Hope that helps to an extent.


----------



## bnayc (Jan 3, 2012)

Thank you for sharing stoddard. She was beautiful! What type of pad did you use for her? 
My new mare (foxy) was getting two pound of grain the summer, which I felt was a lot. But I guess they didn't want her to lose the weight. I didn't know about the weight loss concerns with sway back. Thank you!


----------



## Kawonu (Apr 24, 2011)

bnayc said:


> Thank you for sharing stoddard. She was beautiful! What type of pad did you use for her?
> My new mare (foxy) was getting two pound of grain the summer, which I felt was a lot. But I guess they didn't want her to lose the weight. I didn't know about the weight loss concerns with sway back. Thank you!


I don't remember the brand, but I didn't use anything thick. I tried once and she actually acted up a lot more. Each horse is different though, and if I had found this tack store when I owned her, I'd of bought her this memory foam pad to make it easier on her withers. A little extra advice - use a breast collar to help keep your saddle from sliding down her back. It'll happen ten times easier on a sloped back horse than it will any other horse out there.

Also, thank you. I loved her with all my heart and I saw her as being the prettiest horse alive.  (what owner doesn't do that?)


----------



## bnayc (Jan 3, 2012)

Anybody else?


----------



## rascalboy (Jun 30, 2007)

I personally wouldn't bother with a saddle.

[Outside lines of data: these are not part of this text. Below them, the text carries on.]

-#pragma unroll
-            for (int q = 0; q < 3; ++q) hz[q][ly][lx] = s[q];
+        {
+            const int ly = t >> 3, sx = (t & 7) * 4;
+            ssim_bwd_hblur<kWin, 4, kFL * kSS, kFL * kHS>(&tc[0][ly][sx + kOff], &hz[0][ly][sx], win);
+        }
+        if (t < (kFL - 32) * (kFT / 2)) {
+            const int ly = 32 + (t >> 4), sx = (t & 15) * 2;
+            ssim_bwd_hblur<kWin, 2, kFL * kSS, kFL * kHS>(&tc[0][ly][sx + kOff], &hz[0][ly][sx], win);
         }
         __syncthreads();
-    }
-    const int ly = t / kTW, lx = t - ly * kTW;
-    const int gy = y0 + ly, gx = x0 + lx;
-    if (gy < H && gx < W) {
-        const size_t o = ((size_t)n * H + gy) * W + gx;
-        const float av = a[o], bv = b[o];
-        float g = 0.f;
-        if (l1_w != 0.f) {
-            const float d = av - bv;
-            g += l1_w * (d > 0.f ? 1.f : (d < 0.f ? -1.f : 0.f));
-        }
-        if (sw != 0.f) {
-            float m[3] = {0.f, 0.f, 0.f};
-#pragma unroll
-            for (int k = 0; k < kWin; ++k)
-#pragma unroll
-                for (int q = 0; q < 3; ++q) m[q] += win.g[k] * hz[q][ly + k][lx];
-            g -= sw * (m[0] + 2.f * av * m[1] + bv * m[2]);
-        }
-        da[o] = gs * g * (float)(1.0 / numel);
+#pragma unroll
+        for (int q = 0; q < 3; ++q) {
+            float col[kWin + 3];
+#pragma unroll
+            for (int k = 0; k < kWin + 3; ++k) col[k] = hz[q][ly0 + k][lx];
+#pragma unroll
+            for (int o = 0; o < 4; ++o)
+#pragma unroll
+                for (int k = 0; k < kWin; ++k) m[o][q] += win.g[k] * col[o + k];
+        }
+    }
+#pragma unroll
+    for (int o = 0; o < 4; ++o) {
+        const int gy = y0 + ly0 + o;
+        if (gy < H && gx < W) {
+            float g = 0.f;
+            if (l1_w != 0.f) {
+                const float d = av[o] - bv[o];
+                g += l1_w * (d > 0.f ? 1.f : (d < 0.f ? -1.f : 0.f));
+            }
+            if (sw != 0.f) g -= sw * (m[o][0] + 2.f * av[o] * m[o][1] + bv[o] * m[o][2]);
+            da[((size_t)n * H + gy) * W + gx] = gs * g * (float)(1.0 / numel);
+        }
     }
 }
 
@@ -256,7 +374,7 @@
     if (ssim_w != 0.f && !coef) MRISR_FAIL(MRISR_E_ARG, "ssim_l1_backward: ssim term needs coef");
     if (N <= 0 || H <= 0 || W <= 0 || N > 65535) MRISR_FAIL(MRISR_E_SHAPE, "ssim_l1_backward: N%d H%d W%d", N, H, W);
     if (window_size < 3 || window_size > kMaxWin || !(window_size & 1)) MRISR_FAIL(MRISR_E_UNSUPPORTED, "ssim_l1_backward: window_size %d (odd, 3..15)", window_size);
-    dim3 grid(ceil_div(W, kTW), ceil_div(H, kTH), N);
+    dim3 grid(ceil_div(W, kFT), ceil_div(H, kFT), N);
     hipStream_t s = (hipStream_t)stream;
 #define MRISR_CALL(WIN) launch_ssim_bwd<WIN>(grid, s, a, b, coef, sums, gscale, l1_w, ssim_w, da, N, H, W, sigma)
     MRISR_SSIM_WIN_SWITCH(window_size, MRISR_CALL)
@@ -295,3 +413,45 @@
     MRISR_CHECK_LAUNCH("loss_finalize");
     return MRISR_OK;
 }
+
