+extern "C" int rpnet_pack_plan(const rpnet_pack_layer* layers, int n, int planes, void* table, size_t table_bytes, int* n_tiles) {
+    using namespace rpnet;
+    RPNET_REQUIRE(table && n_tiles, RPNET_ERR_ARG, "pack_plan: null pointer");
+    RPNET_REQUIRE(planes >= 1, RPNET_ERR_SHAPE, "pack_plan: planes %d", planes);
+    long tiles = 0;
+    const int rc = pack_plan_check(layers, n, planes, &tiles);
+    if (rc != RPNET_OK) return rc;
+    const size_t need = sizeof(rpnet_pack_head) + (size_t)n * sizeof(rpnet_pack_layer) + (size_t)tiles * sizeof(rpnet_pack_tile);
+    RPNET_REQUIRE(table_bytes >= need, RPNET_ERR_WORKSPACE, "pack_plan: table of %zu bytes, %zu needed", table_bytes, need);
+    rpnet_pack_head* h = (rpnet_pack_head*)table;
+    *h = rpnet_pack_head{n, (int)tiles, 0u, 1u};
+    rpnet_pack_layer* L = (rpnet_pack_layer*)(h + 1);
+    rpnet_pack_tile* T = (rpnet_pack_tile*)(L + n);
+    for (int i = 0; i < n; ++i) {
+        L[i] = layers[i];
+        L[i].reserved = 0;
+        int tx, ty;
+        pack_layer_tiles(layers[i], &tx, &ty);
+        for (int by = 0; by < ty; ++by)
+            for (int bx = 0; bx < tx; ++bx) *T++ = rpnet_pack_tile{i, (uint16_t)bx, (uint16_t)by};
+    }
+    *n_tiles = (int)tiles;
+    return RPNET_OK;
+}
+
+extern "C" int rpnet_pack_fused(void* table, int n_layers, int n_tiles, int planes, rpnet_stream_t stream) {
+    using namespace rpnet;
+    RPNET_REQUIRE(table && n_layers >= 1 && n_tiles >= 1, RPNET_ERR_ARG, "pack_fused: table %p, %d layers, %d tiles", table, n_layers, n_tiles);
+    RPNET_REQUIRE(planes >= 1 && planes <= 3, RPNET_ERR_SHAPE, "pack_fused: planes %d", planes);
+    hipStream_t s = (hipStream_t)stream;
+    if (planes <= 2) hipLaunchKernelGGL(pack_fused_scale_kernel, dim3(n_tiles), dim3(256), 0, s, table);
+    if (planes == 3) hipLaunchKernelGGL(pack_fused_kernel<3>, dim3(n_tiles), dim3(256), 0, s, table);
+    else if (planes == 2) hipLaunchKernelGGL(pack_fused_kernel<2>, dim3(n_tiles), dim3(256), 0, s, table);
+    else hipLaunchKernelGGL(pack_fused_kernel<1>, dim3(n_tiles), dim3(256), 0, s, table);
+    return check_launch("pack_fused");
+}
diff --git a/rpnet_amd/csrc/conv_up4_dma.hip b/rpnet_amd/csrc/conv_up4_dma.hip
--- a/rpnet_amd/csrc/conv_up4_dma.hip
+++ b/rpnet_amd/csrc/conv_up4_dma.hip
@@ -271,17 +271,7 @@
 #pragma unroll
     for (int q = 0; q < 9; ++q) k[q] = w[((size_t)co * Cin + ci) * 9 + q];
     float o[4];
-#pragma unroll
-    for (int r = 0; r < 2; ++r)
-#pragma unroll
-        for (int c = 0; c < 2; ++c) {
-            const int ya = r == 0 ? 0 : (py ? 2 : 1), yb = r == 0 ? (py ? 1 : 0) : 2;
-            const int xa = c == 0 ? 0 : (px ? 2 : 1), xb = c == 0 ? (px ? 1 : 0) : 2;
-            float s = 0.f;
-            for (int ky = ya; ky <= yb; ++ky)
-                for (int kx = xa; kx <= xb; ++kx) s += k[ky * 3 + kx];
-            o[r * 2 + c] = s;
-        }
+    upconv_collapse_taps(k, py, px, o);
     *reinterpret_cast<f32x4*>(wc + i * 4) = f32x4{o[0], o[1], o[2], o[3]};
 }
 
diff --git a/rpnet_amd/csrc/split_bf16.h b/rpnet_amd/csrc/split_bf16.h
--- a/rpnet_amd/csrc/split_bf16.h
+++ b/rpnet_amd/csrc/split_bf16.h
@@ -25,6 +25,20 @@
     e = e - 15;
     e = e < -100 ? -100 : (e > 100 ? 100 : e);
     return __uint_as_float((unsigned)(e + 127) << 23);
+}
+
+__device__ __forceinline__ void upconv_collapse_taps(const float (&k)[9], const int py, const int px, float (&o)[4]) {
+#pragma unroll
+    for (int r = 0; r < 2; ++r)
+#pragma unroll
+        for (int c = 0; c < 2; ++c) {
+            const int ya = r == 0 ? 0 : (py ? 2 : 1), yb = r == 0 ? (py ? 1 : 0) : 2;
+            const int xa = c == 0 ? 0 : (px ? 2 : 1), xb = c == 0 ? (px ? 1 : 0) : 2;
+            float s = 0.f;
+            for (int ky = ya; ky <= yb; ++ky)
+                for (int kx = xa; kx <= xb; ++kx) s += k[ky * 3 + kx];
+            o[r * 2 + c] = s;
+        }
 }
 
 template <int NP>
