__host__ __device__ inline int yfv2_stage2_channel(int slot) {
  const int p = slot >> 1, e = slot & 1;
  const int b0 = p / 12, b1 = (p % 12) / 6, b2 = (p % 6) / 3, h = 2 * (p % 3) + e;
  return b0 + 2 * b1 + 4 * b2 + 8 * h;
}
struct S1PxArgs {
  float* act;
  const float* img;
  int B, H, W;
  int nstrips, nb, R;
  int img_stride;
  int num_records;
  int src_off[12];
  int dst_off[12];
  const float* img16;
  int* nonfinite;
};
struct S2PxArgs {
  const float* in;
  float* act;
  const float* img[2];
  int B, IH, IW;
  int nstrips, nb, R;
  int in_stride, out_stride;
  int in_records, out_records;
  int st2_off[2][8];
  int st1_off[2][8];
  const float* img16;
  int* nonfinite;
};
struct FrontArgs {
  const void* x;
  int H, W;
  int u8_in;
  const float* img_stem;
  S2PxArgs s2;
};
void yfv2_launch_front(const FrontArgs& a, hipStream_t s);
void yfv2_launch_s2px(const S2PxArgs& a, hipStream_t s);
void yfv2_launch_s2h(const S2PxArgs& a, hipStream_t s);
bool yfv2_s1px_supported(int H, int W);
void yfv2_launch_s1px(const S1PxArgs& a, hipStream_t s);
void yfv2_launch_s1h(const S1PxArgs& a, hipStream_t s);

struct TowerArgs {
  const float* in;
  float* out;
  const float* img;
  int has_head;
  int mh, split;
  float* nchw0; float* nchw1;
  int B, H, W;
  long long* trace;
  int bf6;
  const float* img16;
  int chain;
  int* nonfinite;
};

struct DecodeArgs {
  const float* reg[2];
  const float* obj[2];
  const float* cls[2];
  float* boxes;
  float* cand;
  int B, classes;
  int fh[2], fw[2];
  float stride[2];
  double anchors[12];
  int rows;
};

struct NmsArgs {
  const float* boxes;
  int compact;
  float* dets;
  int32_t* idx;
  int32_t* count;
  const int32_t* classes;
  int n_classes;
  int B, rows, nc;
  float conf_thres;
  double iou_thres;
  long long* trace;
};

void yfv2_launch_stem(const StemArgs& a, hipStream_t s);
void yfv2_launch_stem16(const StemArgs& a, hipStream_t s);
bool yfv2_launch_pw(int K, int mode, const PwArgs& a, hipStream_t s);
int yfv2_pw_tiles(int K, int mode, int M);
bool yfv2_pw_presplit_supported(int K, int mode, int M);
bool yfv2_launch_dw(int ksize, int stride, const DwArgs& a, hipStream_t s);
int yfv2_block_s2_rows(int cin, int H, int W);
bool yfv2_launch_block_s2(int cin, const BlockS2Args& a, hipStream_t s);
bool yfv2_tower2_supported(int H, int W);
bool yfv2_launch_tower2(const TowerArgs& a, hipStream_t s);
bool yfv2_towerh_supported(int H, int W);
bool yfv2_towerh_multi(int H, int W);
struct TowerJobs {
  TowerArgs j[4];
  int n;
  int par;
  int gpj;
  unsigned char lane_patch[128];
};
bool yfv2_launch_towerh(const TowerJobs& jobs, int mh_tiles, hipStream_t s);
struct StatsArgs {
  const float* dets;
  const int32_t* count;
  const float* targets;
  int32_t* tp;
  int32_t* overflow;
  int B, T;
  float iou_thres;
};
constexpr int STATS_MAX_TARGETS = 1024;
void yfv2_launch_stats(const StatsArgs& a, hipStream_t s);
struct StatsMultiArgs {
  const float* dets; const int32_t* count; const float* targets;
  uint32_t* tpmask;
  int32_t* overflow;
  int B, T, K;
  float thr[32];
};
void yfv2_launch_stats_multi(const StatsMultiArgs& a, hipStream_t s);
struct LossMatch {
  int valid, b, a, gj, gi, cls;
  float tb[4];
  double aw, ah;
};
struct LossArgs {
  const float* reg[2]; const float* obj[2]; const float* cls[2];
  float* grad_reg[2]; float* grad_obj[2]; float* grad_cls[2];
  const float* targets;
  LossMatch* matches;
  unsigned char* tobj[2];
  int* nb;
  double* sums;
  float* losses;
  int B, T, classes;
  int fh[2], fw[2];
  double stride[2];
  double anchors[12];
};
void yfv2_launch_loss(const LossArgs& a, hipStream_t s);
struct ResizeArgs {
  const unsigned char* src;
  unsigned char* dst;
  int B, SH, SW, H, W;
  double scale_x, scale_y;
};
size_t yfv2_resize_lds_bytes(int SW, int W);
void yfv2_launch_resize(const ResizeArgs& a, hipStream_t s);
struct ResizeFrame {
  const unsigned char* data;
  long long pitch;
  int h, w;
  double scale_x, scale_y;
  double box_x, box_y;
};
void yfv2_launch_resize_frames(const ResizeFrame* frames, int B, int max_w, unsigned char* dst, int H, int W, hipStream_t s);
void yfv2_launch_frame_boxes(float* dets, const int32_t* count, const ResizeFrame* frames, int B, hipStream_t s);
void yfv2_launch_decode(const DecodeArgs& a, hipStream_t s);
void yfv2_launch_nms(const NmsArgs& a, hipStream_t s);
void yfv2_launch_decode_nms(const DecodeArgs& d, const NmsArgs& a, hipStream_t s);
bool yfv2_post_fusable(int classes, int rows);
int yfv2_nms_max_rows();
struct TileMergeArgs {
  const float* tile_dets;
  const int32_t* tile_count;
  const int32_t* table;
  int T, F;
  float* geo;
  float* meta;
  double thres;
  int metric;
  int max_out;
  float* dets;
  int32_t* src;
  int32_t* count;
};
void yfv2_launch_tile_merge(const TileMergeArgs& a, hipStream_t s);
constexpr int YFV2_KM_CH = 1024;
constexpr int YFV2_KM_MAXK = 32;
struct KmArgs {
  const double* wh;
  int64_t N;
  double* centroids;
  int k;
  int64_t nchunks;
  int32_t* assign;
  double* avg_iou;
  double* part_sum;
  int* part_cnt;
  int* part_flag;
  int* done;
  int32_t* host_word;
};
void yfv2_launch_km_pass(const KmArgs& a, int pass, int last, hipStream_t s);
constexpr int YFV2_AP_CH = 1024;
constexpr int YFV2_AP_TILE = 2048;
struct ApHead {
  long long n_gt[256], n_pred[256];
  double p[256], r[256], ap[256];
  int32_t bad, pad;
};
struct ApArgs {
  const int32_t* tp; const float* conf; const float* pred_cls;
  const uint32_t* tpmask;
  int K;
  int64_t N;
  const float* target_cls;
  int64_t T;
  uint32_t* key[2];
  uint32_t* val[2];
  uint32_t* hist;
  uint32_t* tot;
  double* part;
  int64_t part_stride;
  uint32_t* pmask;
  ApHead* head;
  int nblk;
};
size_t yfv2_ap_ws_bytes(int64_t N, int K);
void yfv2_ap_carve(ApArgs& a, char* ws);
void yfv2_launch_ap(const ApArgs& a, hipStream_t s);
struct yfv2_ap_result;
void yfv2_ap_finish(const ApHead& head, yfv2_ap_result* out);
void yfv2_ap_finish_multi(ApHead* heads, int K, yfv2_ap_result* out);
struct ClockProbeArgs {
  unsigned long long* out;
  unsigned long long ref_ticks;
  int busy;
};
bool yfv2_launch_clock_probe(const ClockProbeArgs& a, int workgroups, hipStream_t s);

It is harder for a horse to gain correct muscle while only worked in a saddle (the compression plus the fact that a lot of horses tense up while working, which retards muscle growth). I'd get a nice bareback pad and use that to ride in. Are you planning on showing her? If not, why bother spending a ton of money on a special saddle that may or may not fit anyway? Bareback is usually more comfortable for the horse anyway. You can do whatever you want bareback. It isn't any less 'safe' than with a saddle. (I tend to fall off more with a saddle anyway.  ).
Do realize that the older she gets, the more likely it is to start sinking even further. Once those muscles get weaker, her back will go down. This can lead to arthritis and pain. I'd be sure to have her on MSM (super cheap, like $6 a month. Make sure you get 10,000mg per dose. It works awesome on most horses, reducing inflammation before it becomes a problem). A good joint supplement wouldn't hurt, if you can afford it, too. 
Try and do exercises that increase muscle strength in the back. Trotting over raised poles while free lungeing is a great way to encourage her to lift her back. The emphasis is on prancing slowly through the poles, not racing through them.


----------



## bnayc (Jan 3, 2012)

She is already on a joint supplement. I mainly am using her for trails. There are a few just for fun shows around here that I may take her to. One of my super old saddles fire really well, I just need a sway back pad.
The only reason I really want to use a saddle, is because she is very fast and I am still learning her. I'm sure after a few months I would feel more confident without a saddle.


----------



## Kawonu (Apr 24, 2011)

rascalboy said:


> I personally wouldn't bother with a saddle. It is harder for a horse to gain correct muscle while only worked in a saddle (the compression plus the fact that a lot of horses tense up while working, which retards muscle growth). I'd get a nice bareback pad and use that to ride in. Are you planning on showing her? If not, why bother spending a ton of money on a special saddle that may or may not fit anyway? Bareback is usually more comfortable for the horse anyway. You can do whatever you want bareback. It isn't any less 'safe' than with a saddle. (I tend to fall off more with a saddle anyway.  ).
> Do realize that the older she gets, the more likely it is to start sinking even further. Once those muscles get weaker, her back will go down. This can lead to arthritis and pain. I'd be sure to have her on MSM (super cheap, like $6 a month. Make sure you get 10,000mg per dose. It works awesome on most horses, reducing inflammation before it becomes a problem). A good joint supplement wouldn't hurt, if you can afford it, too.
> Try and do exercises that increase muscle strength in the back. Trotting over raised poles while free lungeing is a great way to encourage her to lift her back. The emphasis is on prancing slowly through the poles, not racing through them.


A trail horse doesn't necessarily need all this special treatment, and the older this mare gets, the slower you'll wanna take things. You don't have to use a bareback pad (actually, that wouldn't have helped with my girl), just make sure you have a light saddle. Mine is leather and very light, although a quick find on lightweight saddles for trail would be synthetic saddles. 

Making her trot poles to encourage back lifting is a good idea, however.


----------



## wyominggrandma (Nov 4, 2009)

We used a saddle pad on our swayback gelding. It is built specifically to bridge the space between the withers and the hindquarters.. Worked great, he went on long trailrides with no issues.
Pad was by Reinsman, called a "swayback pad".


----------



## bnayc (Jan 3, 2012)

I've seen the reinsman pads and they have good reviews. Would you recommend them?


----------



## wyominggrandma (Nov 4, 2009)

Most definately... Worked so well for our old gelding. Saddle never slipped, and with the "bridge" to fill in the back on this old guy, my husband even rode him for hunts and packed with him.
The real Reinsman has a Tacky Too backing so saddle pad breathes but doesn't slide or heat up horses back.


----------